**INSTRUCTIONS TO FOLLOW:** Lines holding the string "workspace" are the ones to copy; find them all in the data.

**EXERCISE MATERIALS:**
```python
HERE = os.path.dirname(os.path.abspath(__file__))
CSRC = os.path.join(HERE, "csrc")
LIB = os.path.join(HERE, "libs2v_hip.so")
SOURCES = ["api.hip", "gemm.hip", "gemm_g4.hip", "gemm_g4t.hip", "gemm_g4f.hip", "gemm_f32m.hip", "attention.hip", "attention_f32m.hip", "attention_q4.hip", "elementwise.hip", "vae.hip", "vae_api.hip", "t5.hip", "rccl.hip", "ulysses.hip"]
FLAGS = ["--offload-arch=gfx950", "-O3", "-std=c++17", "-fPIC", "-fvisibility=hidden", "-Wno-unused-result", "-Wno-unused-value", "-Wno-inline-asm"]
EXTRA = {"attention_q4.hip": ["-fno-slp-vectorize"], "gemm_g4.hip": ["-fno-slp-vectorize"], "gemm_g4t.hip": ["-fno-slp-vectorize"], "gemm_g4f.hip": ["-fno-slp-vectorize"], "elementwise.hip": ["-ffp-contract=off", "-DS2V_TU_FP_CONTRACT_OFF"], "vae.hip": ["-ffp-contract=off", "-DS2V_TU_FP_CONTRACT_OFF"],
         "t5.hip": ["-ffp-contract=off", "-DS2V_TU_FP_CONTRACT_OFF"]}


def _stale(out, deps):
    if not os.path.exists(out):
        return True
    t = os.path.getmtime(out)
    return any(os.path.getmtime(d) > t for d in deps)


def _digest(paths, extra=()):
    h = hashlib.sha256()
    for e in extra:
        h.update(str(e).encode() + b"\0")
    for p in sorted(paths):
        h.update(os.path.basename(p).encode() + b"\0")
        with open(p, "rb") as f:
            h.update(f.read())
    return h.hexdigest()


def _read(path):
    try:
        with open(path) as f:
            return f.read().strip()
    except OSError:
        return None


DIAG_LIB = os.path.join(HERE, "libs2v_hip_diag.so")
GENERATORS = [("gen_attn_q4.py", ["attn_q4_body.inc", "attn_q4h_body.inc", "attn_q4f_body.inc", "attn_q4fh_body.inc", "attn_q4hh_body.inc", "attn_q8_body.inc", "attn_q4_regs.h"]),
              ("gen_gemm_g4.py", ["gemm_g4_body.inc", "gemm_g4_body_f16.inc", "gemm_g4_sk_sum.inc", "gemm_g4_regs.h"]),
              ("gen_gemm_g4t.py", ["gemm_g4t_body_gelu.inc", "gemm_g4t_body_bias.inc", "gemm_g4t_body_qknorm.inc", "gemm_g4t_regs.h"]),
              ("gen_gemm_g4f.py", ["gemm_g4f_body_a3.inc", "gemm_g4f_body_mx.inc", "gemm_g4f_regs.h"])]


def build_library(force=False, verbose=True, diag=False):
    force = force or os.environ.get("S2V_FORCE_BUILD", "0") == "1"
    hipcc = os.environ.get("HIPCC", "/opt/rocm/bin/hipcc")
    objdir = os.path.join(HERE, "build_diag" if diag else "build")
    LIB = DIAG_LIB if diag else globals()["LIB"]
    FLAGS = globals()["FLAGS"] + (["-DS2V_DIAG"] if diag else [])
    gens = GENERATORS
    headers = [os.path.join(CSRC, h) for h in sorted(os.listdir(CSRC)) if h.endswith((".h", ".inc"))]
    headers.append(os.path.join(HERE, "..", "include", "s2v_hip.h"))
    srcs = [os.path.join(CSRC, s) for s in SOURCES if os.path.exists(os.path.join(CSRC, s))]
    gen_srcs = [os.path.join(CSRC, g) for g, _ in gens]
    whole = _digest(srcs + headers + gen_srcs, FLAGS + [f"{k}:{v}" for k, v in sorted(EXTRA.items())])
    if not force and os.path.exists(LIB) and _read(LIB + ".stamp") == whole:
        if verbose:
            print(f"up to date (content hash {whole[:12]}): {LIB}", flush=True)
        return LIB
    os.makedirs(objdir, exist_ok=True)
    for g, outs in gens:
        gp, ops = os.path.join(CSRC, g), [os.path.join(CSRC, o) for o in outs]
        stamp = os.path.join(objdir, g + ".stamp")
        d = _digest([gp])
        missing = [o for o in ops if not os.path.exists(o)]
        if force or missing or (_read(stamp) != d and any(_stale(o, [gp]) for o in ops)):
            if verbose:
                print(f"{sys.executable} {gp}", flush=True)
            subprocess.check_call([sys.executable, gp])
            with open(stamp, "w") as f:
                f.write(d)
    headers = [os.path.join(CSRC, h) for h in sorted(os.listdir(CSRC)) if h.endswith((".h", ".inc"))]
    headers.append(os.path.join(HERE, "..", "include", "s2v_hip.h"))
    whole = _digest(srcs + headers + gen_srcs, FLAGS + [f"{k}:{v}" for k, v in sorted(EXTRA.items())])
    objs = []
    procs = []
    for sp in srcs:
        src = os.path.basename(sp)
        obj = os.path.join(objdir, src.replace(".hip", ".o"))
        objs.append(obj)
        cmd = [hipcc] + FLAGS + EXTRA.get(src, []) + ["-c", sp, "-o", obj]
        d = _digest([sp] + headers, cmd[1:-3])
        if force or not os.path.exists(obj) or _read(obj + ".stamp") != d:
            if verbose:
                print(" ".join(cmd), flush=True)
            procs.append((src, obj, d, subprocess.Popen(cmd)))
    for src, obj, d, p in procs:
        if p.wait() != 0:
            raise RuntimeError(f"hipcc failed on {src}")
        with open(obj + ".stamp", "w") as f:
            f.write(d)
    cmd = [hipcc, "--offload-arch=gfx950", "-shared", "-fPIC", "-o", LIB] + objs
    if verbose:
        print(" ".join(cmd), flush=True)
    subprocess.check_call(cmd)
    with open(LIB + ".stamp", "w") as f:
        f.write(whole)
    if verbose:
        print(f"built {len(procs)} of {len(objs)} translation units, linked {LIB} (content hash {whole[:12]})", flush=True)
    return LIB


if __name__ == "__main__":
    print(build_library(force="--force" in sys.argv, diag="--diag" in sys.argv))
```

### disentangled-subject-to-vid_amd/csrc/api.hip

```cpp
#define S2V_HOST
#include "common.h"
#include "kernels.h"
#include "../../include/s2v_hip.h"

#include <algorithm>
#include <cstdio>
#include <cstring>
#include <string>
#include <unordered_map>
#include <vector>

thread_local std::string g_s2v_err;
int s2v_fail(const char* file, int line, const char* msg, int code) {
    char buf[512];
    snprintf(buf, sizeof(buf), "%s:%d: %s", file, line, msg);
    g_s2v_err = buf;
    return code;
}

static inline int64_t rup(int64_t x, int64_t m) { return (x + m - 1) / m * m; }

struct Slot {
    char* dst = nullptr;
    int64_t rows = 0, cols = 0, ld = 0;
// ... 457 lines not shown
        std::string m = std::string("s2v_weight_slot: unknown tensor name: ") + name;
        return s2v_fail(__FILE__, __LINE__, m.c_str(), -3);
    }
    const Slot& s = it->second;
    *offset_bytes = (int64_t)(s.dst - c->arena);
    *rows = s.rows; *cols = s.cols; *ld = s.ld;
    return 0;
}

extern "C" int s2v_weight_arena(s2v_ctx* c, void** dev_ptr, int64_t* bytes) {
    S2V_REQUIRE(c && dev_ptr && bytes, "s2v_weight_arena: null argument");
    *dev_ptr = c->arena;
    *bytes = c->arena_bytes;
    return 0;
}
extern "C" int s2v_mark_weights_loaded(s2v_ctx* c) {
    S2V_REQUIRE(c, "null context");
    S2V_REQUIRE(c->kind != S2V_CTX_ATTN_WORKSPACE, "s2v_mark_weights_loaded: a workspace context (S2V_CTX_ATTN_WORKSPACE) holds no weights");
    for (auto& kv : c->slots) kv.second.loaded = true;
    c->finalized = true;
    return 0;
}

static inline void shard_range(int n, int p, int r, int* begin, int* len) {
    const int b = (int)((int64_t)r * n / p), e = (int)((int64_t)(r + 1) * n / p);
    *begin = b; *len = e - b;
}

extern "C" int s2v_set_shard(s2v_ctx* c, int32_t world, int32_t rank) {
    S2V_REQUIRE(c, "null context");
    S2V_REQUIRE(c->kind == S2V_CTX_MODEL, "s2v_set_shard: attention-only contexts (S2V_CTX_ATTN_*) are not sharded");
    S2V_REQUIRE(world >= 1 && rank >= 0 && rank < world, "s2v_set_shard: need world >= 1 and 0 <= rank < world");
    S2V_REQUIRE(c->cfg.num_heads % world == 0, "s2v_set_shard: the world size must divide num_heads (attention runs num_heads / world heads per rank)");
    S2V_REQUIRE(c->cfg.weight_format == 0 || (c->D / world) % 128 == 0,
                "s2v_set_shard: fp8 weight formats need an even number of heads per rank, (inner_dim / world) % 128 == 0 (the MX block-scale dwords of "
                "the attention output hold two heads each)");
    S2V_REQUIRE(c->cfg.out_channels * 4 * c->esz % 16 == 0, "s2v_set_shard: the projected rows must be a multiple of 16 bytes (out_channels * 4 * element size)");
    if (c->shard && c->sp == world && c->sr == rank) return 0;
    S2V_CHECK_HIP(hipDeviceSynchronize());
    if (c->gexec) { hipGraphExecDestroy(c->gexec); c->gexec = nullptr; }
    if (c->ws) { hipFree(c->ws); c->ws = nullptr; }
    c->B = 0;
    c->shard = true; c->sp = world; c->sr = rank;
    c->sh_pending = 0;
    return 0;
}

static bool attn_mx_out(const s2v_ctx* c);

extern "C" int s2v_set_geometry(s2v_ctx* c, int32_t B, int32_t T, int32_t F, int32_t H, int32_t W) {
    S2V_REQUIRE(c, "null context");
    S2V_REQUIRE(c->kind != S2V_CTX_ATTN_WEIGHTS, "s2v_set_geometry: an attention-weights context (S2V_CTX_ATTN_WEIGHTS) never carves a workspace");
    S2V_REQUIRE(B >= 1 && B <= 4, "s2v_set_geometry: batch must be 1..4");
    S2V_REQUIRE(T >= 0 && F >= 1 && H >= 2 && W >= 2 && H % 2 == 0 && W % 2 == 0, "s2v_set_geometry: bad geometry");
    if (c->ws && B == c->B && T == c->gT && F == c->F && H == c->H && W == c->W) return 0;
    if (c->shard) S2V_REQUIRE(F * (H / 2) * (W / 2) >= c->sp, "s2v_set_geometry: every rank of a shard needs at least one video row");
    S2V_CHECK_HIP(hipDeviceSynchronize());
    if (c->gexec) { hipGraphExecDestroy(c->gexec); c->gexec = nullptr; }
    if (c->ws) { hipFree(c->ws); c->ws = nullptr; }
    c->B = B; c->T = T; c->F = F; c->H = H; c->W = W;
    c->R = (H / 2) * (W / 2);
    c->V = F * c->R;
    c->Ntok = T + c->R + c->V;
    c->gT = c->T; c->gR = c->R; c->gV = c->V; c->gN = c->Ntok;
    c->t0 = c->r0 = c->v0 = 0;
    if (c->shard) {
        shard_range(c->gT, c->sp, c->sr, &c->t0, &c->T);
        shard_range(c->gR, c->sp, c->sr, &c->r0, &c->R);
        shard_range(c->gV, c->sp, c->sr, &c->v0, &c->V);
        c->Ntok = c->T + c->R + c->V;
    }
    c->Vmax = (c->gV + c->sp - 1) / c->sp;
    c->sh_pending = 0;
    c->fp8_qk = c->cfg.weight_format == 2 || (c->cfg.weight_format == 3 && c->gN >= S2V_FP8_QK_AUTO_TOKENS);
    c->ntok_pad = (int)rup(c->gN, 64);
    c->M = (int64_t)B * c->Ntok;
    c->Mpad = rup(c->M, 256) + 256;
    c->have_rope = c->have_pos = c->have_cond = false;
    c->split_kind = -1;
    const int64_t D = c->D, E = c->esz;
    const int64_t Cin4 = c->cfg.in_channels * 4, Cout4 = c->cfg.out_channels * 4;
    const int64_t BVp = rup((int64_t)B * c->V, 256) + 256;
    const int64_t BVg = rup((int64_t)B * c->gV, 256) + 256;
    int64_t off = 0;
    auto carve = [&](int64_t bytes) { int64_t o = off; off += rup(bytes, 256); return o; };
    const int64_t oX = carve(c->Mpad * D * E), oXn = carve(c->Mpad * D * E), oQKV = carve(c->Mpad * 3 * D * E);
    const int64_t oH = carve(c->Mpad * 4 * D * E);
    const int64_t oVT = carve((int64_t)B * (c->cfg.num_heads / c->sp) * 64 * c->ntok_pad * 2);
    const int64_t oe0 = carve(rup((int64_t)B * T + 128, 128) * D * E), oe1 = carve(rup(c->gR + 128, 128) * D * E);
    const int64_t opat = carve(BVg * Cin4 * E), otail = carve(BVp * D * E), oproj = carve(BVp * Cout4 * E);
    const int64_t omod = carve((int64_t)B * c->mod_rows * E);
    const int64_t ote = carve(((int64_t)B * D + (int64_t)B * c->temb) * E), oemb = carve((int64_t)B * c->temb * E);
    const int64_t onp = carve((int64_t)std::max(B, 2) * F * c->cfg.out_channels * H * W * E);
    const int64_t ocos = carve((int64_t)(c->R + c->V) * 64 * 4), osin = carve((int64_t)(c->R + c->V) * 64 * 4);
    const int64_t opk = carve((int64_t)(c->R + c->V) * 64 * 4);
    const int64_t opos = carve((int64_t)c->V * D * E);
    const int64_t oaq = carve(c->fp8 ? c->Mpad * 4 * D : 0), oaqs = carve(c->fp8 ? c->Mpad * 4 : 0);
    const int64_t ohq = carve(c->fp8 ? c->Mpad * 4 * D : 0), ohs = carve(c->fp8 ? c->Mpad * 4 * D / 32 : 0);
    const int64_t BH = (int64_t)B * (c->cfg.num_heads / c->sp);
    const int64_t oq8 = carve(c->fp8_qk ? BH * c->gN * 64 : 0), oq8s = carve(c->fp8_qk ? BH * c->gN * 2 : 0);
    const int64_t ok8 = carve(c->fp8_qk ? BH * c->ntok_pad * 64 : 0), ok8s = carve(c->fp8_qk ? BH * c->ntok_pad * 4 : 0);
    c->sk_tiles = (!c->shard && c->mfma && ((c->M + 255) / 256) * ((D + 255) / 256) * 2 <= c->num_cus) ? c->num_cus : 0;
    const int64_t osk = carve((int64_t)c->sk_tiles * 262144), oskc = carve((int64_t)c->sk_tiles * 4);
    const int64_t P = c->sp, Dp = D / P, Mg = (int64_t)B * c->gN, Mgpad = rup(Mg, 256) + 256;
    c->o_mx = c->shard && attn_mx_out(c);
    const bool omx = c->o_mx;
    auto o_bytes = [&](int64_t n) { return omx ? n * Dp + rup(n * Dp / 32, 16) : n * Dp * E; };
    const int64_t oQh = carve(c->shard ? Mgpad * 3 * Dp * E : 0), oOh = carve(c->shard ? Mgpad * Dp * E : 0);
    const int64_t osb = carve(c->shard ? std::max(c->M * 3 * D * E, o_bytes(Mg) + 16 * P) : 0);
    const int64_t orb = carve(c->shard ? std::max(Mg * 3 * Dp * E, P * o_bytes(c->M)) : 0);
    const int64_t oOs = carve(omx ? Dp / 128 * Mgpad * 4 : 0), oomap = carve(omx ? 2 * Mg * 4 : 0);
    const int64_t ons = carve(c->shard ? (int64_t)B * c->Vmax * Cout4 * E : 0), onr = carve(c->shard ? P * B * c->Vmax * Cout4 * E : 0);
    const int64_t opf = carve(c->shard ? (int64_t)B * c->gV * Cout4 * E : 0);
    const int64_t ormap = carve(c->shard ? Mg * 4 : 0), onmap = carve(c->shard ? P * B * c->Vmax * 4 : 0);
    c->ws_bytes = off;
    S2V_CHECK_HIP(hipMalloc((void**)&c->ws, c->ws_bytes));
    S2V_CHECK_HIP(hipMemset(c->ws, 0, c->ws_bytes));
    char* w = c->ws;
    c->X = w + oX; c->Xn = w + oXn; c->QKV = w + oQKV; c->Hb = w + oH; c->VT = w + oVT; c->e0 = w + oe0; c->e1 = w + oe1;
    c->patches = w + opat; c->tailn = w + otail; c->proj = w + oproj; c->mod = w + omod; c->tmp_te = w + ote;
    c->emb = w + oemb; c->noise_pred = w + onp; c->rope_cos = (float*)(w + ocos); c->rope_sin = (float*)(w + osin);
    c->pos_tab = w + opos; c->rope_pk = (float*)(w + opk); c->rope_paired = false;
    c->aq = w + oaq; c->aq_scale = (float*)(w + oaqs);
    c->hq = (unsigned char*)(w + ohq); c->hs = (unsigned char*)(w + ohs);
    c->q8 = (unsigned char*)(w + oq8); c->q8s = (unsigned short*)(w + oq8s); c->k8 = (unsigned char*)(w + ok8); c->k8s = (unsigned*)(w + ok8s);
    c->sk_ws = (float*)(w + osk); c->sk_cnt = (unsigned*)(w + oskc);
    if (c->shard) {
        c->QKVh = w + oQh; c->Oh = w + oOh; c->sbuf = w + osb; c->rbuf = w + orb; c->nsend = w + ons; c->nrecv = w + onr; c->proj_full = w + opf;
        c->rmap = (int*)(w + ormap); c->nmap = (int*)(w + onmap);
        c->Os = omx ? (unsigned char*)(w + oOs) : nullptr; c->Os_rows = Mgpad; c->omap = omx ? (int*)(w + oomap) : nullptr;
        std::vector<int> rmap, nmap;
        rmap.reserve(Mg);
        nmap.assign((size_t)P * B * c->Vmax, -1);
        std::vector<int64_t> ntok(P);
        for (int g = 0; g < P; ++g) {
            int ts, tl, rs, rl, vs, vl;
            shard_range(c->gT, (int)P, g, &ts, &tl); shard_range(c->gR, (int)P, g, &rs, &rl); shard_range(c->gV, (int)P, g, &vs, &vl);
            ntok[g] = tl + rl + vl;
            for (int b = 0; b < B; ++b) {
                const int base = b * c->gN;
                for (int i = 0; i < tl; ++i) rmap.push_back(base + ts + i);
                for (int i = 0; i < rl; ++i) rmap.push_back(base + c->gT + rs + i);
                for (int i = 0; i < vl; ++i) rmap.push_back(base + c->gT + c->gR + vs + i);
                for (int i = 0; i < vl; ++i) nmap[((size_t)g * B + b) * c->Vmax + i] = b * c->gV + vs + i;
            }
        }
        S2V_CHECK_HIP(hipMemcpy(c->rmap, rmap.data(), rmap.size() * 4, hipMemcpyHostToDevice));
        S2V_CHECK_HIP(hipMemcpy(c->nmap, nmap.data(), nmap.size() * 4, hipMemcpyHostToDevice));
        for (auto& k : c->xcnt) for (auto& v : k) v.assign(P, 0);
        int64_t rq = 0, so = 0;
        std::vector<int> omap(omx ? 2 * Mg : 0);
        for (int g = 0, i = 0; g < P; ++g) {
            c->xcnt[0][0][g] = c->M * 3 * Dp * E; c->xcnt[0][1][g] = g * c->M * 3 * Dp * E;
            c->xcnt[0][2][g] = B * ntok[g] * 3 * Dp * E; c->xcnt[0][3][g] = rq; rq += c->xcnt[0][2][g];
            const int64_t n = B * ntok[g];
            if (omx)
                for (int64_t j = 0; j < n; ++j, ++i) { omap[i] = (int)((so + j * Dp) / 16); omap[Mg + i] = (int)((so + n * Dp) / 4 + j * (Dp / 128)); }
            c->xcnt[1][0][g] = o_bytes(n); c->xcnt[1][1][g] = so; so += c->xcnt[1][0][g];
            c->xcnt[1][2][g] = o_bytes(c->M); c->xcnt[1][3][g] = g * o_bytes(c->M);
            c->xcnt[2][0][g] = (int64_t)B * c->Vmax * Cout4 * E; c->xcnt[2][1][g] = 0;
            c->xcnt[2][2][g] = c->xcnt[2][0][g]; c->xcnt[2][3][g] = g * c->xcnt[2][0][g];
        }
        if (omx) S2V_CHECK_HIP(hipMemcpy(c->omap, omap.data(), omap.size() * 4, hipMemcpyHostToDevice));
    }
    return 0;
}
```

**TASK RESULT:**
    S2V_REQUIRE(c->kind != S2V_CTX_ATTN_WORKSPACE, "s2v_mark_weights_loaded: a workspace context (S2V_CTX_ATTN_WORKSPACE) holds no weights");
    S2V_REQUIRE(c->kind != S2V_CTX_ATTN_WEIGHTS, "s2v_set_geometry: an attention-weights context (S2V_CTX_ATTN_WEIGHTS) never carves a workspace");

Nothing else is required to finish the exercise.